CERN Accelerating science

First analysis of Run 3 data with a new slim data format

The ATLAS Collaboration has just released a new measurement of the production cross-section of two Z bosons. This result examines data collected during Run 3 of the LHC – with protons colliding at a record energy of 13.6 TeV – and pioneers the use of PHYSLITE – a new, reduced data format that requires significantly less storage and which is expected to become the standard for the analysis of data from Run 4 of the LHC (HL-LHC), as computing resources will be further limited due to the vast amount of data expected.

The integrated luminosity expected in Run 4 and Run 5 is 270 fb−1 and 350 fb−1 per year, respectively. The average pile-up rises from 60 interactions now in Run 3 to about 140 and finally 200 in Runs 4 and 5. These parameters pose a challenging problem for computing, as budgets and resources won’t scale accordingly. To remedy this situation, CPU, and storage needs have to be reduced, but without compromising the multiplicity and quality of the physics output. ATLAS has launched a strong R&D program to address the HL-LHC software and computing challenges, and PHYS as well as PHYSLITE have been two of the major developments.

PHYS is the main format being used in Run 3, serving about 80% of all physics analyses. It is considered a reduced data format suitable for 80% of all physics analyses, with a target size of 30 kB (50 kB) per event for data (MC). PHYS contains information about objects and trigger, as well as a thinned track collection, generator-level information, and additional data required for applying calibration tools and evaluating systematic uncertainties PHYSLITE is a reduced format, storing only the most common physics objects that are also already calibrated and preselected. PHYSLITE is about a factor three smaller than PHYS, and it is also faster to process – making it an attractive format for standard physics analyses. Preliminary evaluations of the performance of PHYSLITE analyses compared to PHYS resulted in approximately 25% CPU reduction. The target file size of PHYSLITE is 10 (12) kB per event for data (MC).

In a recent analysis, ATLAS researchers focused on the production of two Z bosons (ZZ) decaying into four leptons (electrons or muons). The data were collected by the ATLAS detector in 2022, and correspond to an integrated luminosity of 29 fb−1. In their study of the ZZ process, researchers measured the production cross-section within a specific kinematic phase space to be 36.7 ± 2.3 fb. Assuming Standard Model decay rates, the fiducial cross-section was extrapolated to obtain the total cross-section of 16.8 ± 1.1 pb. The results are well described by Standard-Model predictions (see Figure 1). Researchers also measured the differential cross-section of the invariant mass and the transverse momentum of the four-lepton system (see Figure 2). All of these measurements enabled physicists to compare their experimental results with theoretical predictions in a model-independent way.

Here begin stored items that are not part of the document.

template <class T, int NCH>
__device__ __forceinline__ void load_row(const T* row, int C, int lane, float (&v)[NCH][8]) {
#pragma unroll
    for (int i = 0; i < NCH; i++) {
        const int c = (lane + 64 * i) * 8;
        if (c < C) od_ld8(row + c, v[i]);
        else {
#pragma unroll
            for (int e = 0; e < 8; e++) v[i][e] = 0.f;
        }
    }
}
template <int NCH>
__device__ __forceinline__ float row_sumsq(const float (&v)[NCH][8]) {
    float s = 0.f;
// ... 282 lines not shown
    const int b = blockIdx.y;
    const int l0 = (blockIdx.x * 4 + wave) * ROWS_PER_WAVE_BWD;
    float dg[NCH][8], gate[NCH][8];
#pragma unroll
    for (int i = 0; i < NCH; i++) {
        const int c = (lane + 64 * i) * 8;
#pragma unroll
        for (int e = 0; e < 8; e++) { dg[i][e] = 0.f; gate[i][e] = 0.f; }
        if (c < C) od_ld8(ssg + (size_t)b * 3 * C + 2 * C + c, gate[i]);
    }
    for (int r = 0; r < ROWS_PER_WAVE_BWD; r++) {
        const int l = l0 + r;
        if (l >= L) break;
        const long m = (long)b * L + l;
        float hv[NCH][8], gv[NCH][8];
        load_row<T, NCH>(h + m * ldh, C, lane, hv);
        load_row<T, NCH>(dy + m * lddy, C, lane, gv);
        const float inv = inv_rms[m];
        float dot = 0.f;
#pragma unroll
        for (int i = 0; i < NCH; i++)
#pragma unroll
            for (int e = 0; e < 8; e++) {
                const float hh = hv[i][e] * inv;
                dg[i][e] += gv[i][e] * hh;
                gv[i][e] *= gate[i][e];
                dot += gv[i][e] * hh;
                hv[i][e] = hh;
            }
        dot = od_wave_sum(dot) / (float)C;
#pragma unroll
        for (int i = 0; i < NCH; i++) {
            const int c = (lane + 64 * i) * 8;
            if (c >= C) continue;
            float o[8];
#pragma unroll
            for (int e = 0; e < 8; e++) o[e] = inv * (gv[i][e] - hv[i][e] * dot);
            od_st8(dh + m * lddh + c, o);
        }
    }
    for (int w = 0; w < 4; w++) {
        if (wave == w) {
#pragma unroll
            for (int i = 0; i < NCH; i++)
#pragma unroll
                for (int e = 0; e < 8; e++) {
                    const int idx = (lane + 64 * i) * 8 + e;
                    if (w == 0) red[idx] = dg[i][e]; else red[idx] += dg[i][e];
                }
        }
        __syncthreads();
    }
    for (int c = threadIdx.x; c < C; c += 256) od_red_add(det, dssg + (size_t)b * 3 * C + 2 * C + c, red[c]);
}

template <class T, int NCH>
__global__ __launch_bounds__(256) void swiglu_rmsnorm_kernel(const T* __restrict__ vg, int ldvg, T* __restrict__ hh, int ldhh,
                                                             float* __restrict__ inv_rms, long M, int Hf, int Hp, float eps) {
    const int lane = threadIdx.x & 63;
    const long m = (long)blockIdx.x * 4 + (threadIdx.x >> 6);
    if (m >= M) return;
    float v[NCH][8], g[NCH][8];
    load_row<T, NCH>(vg + m * ldvg, Hp, lane, v);
    load_row<T, NCH>(vg + m * ldvg + Hp, Hp, lane, g);
#pragma unroll
    for (int i = 0; i < NCH; i++)
#pragma unroll
        for (int e = 0; e < 8; e++) v[i][e] *= od_silu(g[i][e]);
    const float inv = rsqrtf(row_sumsq<NCH>(v) / (float)Hf + eps);
    if (lane == 0 && inv_rms) inv_rms[m] = inv;
#pragma unroll
    for (int i = 0; i < NCH; i++) {
        const int c = (lane + 64 * i) * 8;
        if (c >= Hp) continue;
        float o[8];
#pragma unroll
        for (int e = 0; e < 8; e++) o[e] = v[i][e] * inv;
        od_st8(hh + m * ldhh + c, o);
    }
}

template <class T, int NCH>
__global__ __launch_bounds__(256) void swiglu_rmsnorm_bwd_kernel(const T* __restrict__ vg, int ldvg, const float* __restrict__ inv_rms,
                                                                 const T* __restrict__ dhh, int lddhh, T* __restrict__ dvg, int lddvg,
                                                                 long M, int Hf, int Hp) {
    const int lane = threadIdx.x & 63;
    const long m = (long)blockIdx.x * 4 + (threadIdx.x >> 6);
    if (m >= M) return;
    float v[NCH][8], g[NCH][8], d[NCH][8];
    load_row<T, NCH>(vg + m * ldvg, Hp, lane, v);
    load_row<T, NCH>(vg + m * ldvg + Hp, Hp, lane, g);
    load_row<T, NCH>(dhh + m * lddhh, Hp, lane, d);
    const float inv = inv_rms[m];
    float dot = 0.f;
    float sg[NCH][8], gs[NCH][8];
#pragma unroll
    for (int i = 0; i < NCH; i++)
#pragma unroll
        for (int e = 0; e < 8; e++) {
            gs[i][e] = od_sigmoid(g[i][e]);
            sg[i][e] = g[i][e] * gs[i][e];
            dot += d[i][e] * (v[i][e] * sg[i][e] * inv);
        }
    dot = od_wave_sum(dot) / (float)Hf;
#pragma unroll
    for (int i = 0; i < NCH; i++) {
// ... 456 lines not shown
    DISPATCH_T_NCH(dtype, nch_for(C),
        OD_LAUNCH((rmsnorm_gate_res_kernel<T_, N_>), grid, dim3(256), 0, (hipStream_t)stream, (const T_*)x, ldx, (const T_*)h, ldh, ssg,
                  (T_*)xo, ldxo, inv_rms, B, L, C, eps));
    OD_CHECK_LAUNCH();
    return 0;
}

Figure 1: The measured fiducial (a) and total (b) cross-sections compared to the predictions from simulations. (Image: ATLAS Collaboration/CERN).


Figure 2: The differential cross-sections (black points) measured for the invariant mass (left) and the transverse momentum (right) of the four-lepton system. These are compared to Standard-Model predictions (coloured markers). (Image: ATLAS Collaboration/CERN).

These measurements not only test the electroweak sector of the Standard Model at the highest available energies but also provide an opportunity to further verify the functionality of the ATLAS detector and its reconstruction software. It is one of the first measurements (in total there were three) that looks at Run 3 data with an upgraded detector, in particular for lepton trigger and muon reconstruction in the forward region, and with an improved reconstruction software and analysis model.

This is the first result to use the PHYSLITE data format and the new analysis model implemented by the ATLAS Collaboration for Run 3 and beyond. This new analysis model does away with the huge number of custom data formats that used to be tailored to specific physics cases. The consolidation of the new format significantly reduces the computing resources needed for ATLAS analyses. For example, in the case of the ZZ measurement, PHYSLITE data samples for the size per event are about a factor 3 smaller compared to the Run 2 samples, which contributed significantly to the fast turnaround of this result. Being such a small format, PHYSLITE can be stored on a single grid site, thus reducing network traffic. Moreover, it is a dynamic format, meant to evolve to support physics analyses optimally.

The use of PHYSLITE in Run 3 analyses provides valuable input for its future deployment. It provides a considerable improvement in analysis model and the optimal use of the ATLAS computing resources. Moreover, this measurement marks an important milestone towards the Run 3 physics program and the first time measurement of diboson productions at the new 13.6 TeV centre-of-mass energy. This success was celebrated in the recent ATLAS week during a special ceremony honoring the PHYSLITE developers. 


The author would like to thank Stephane Willocq (University of Massachusetts-Amherst) and Fabio Cerutti (BNL) for their thoughtfull comments.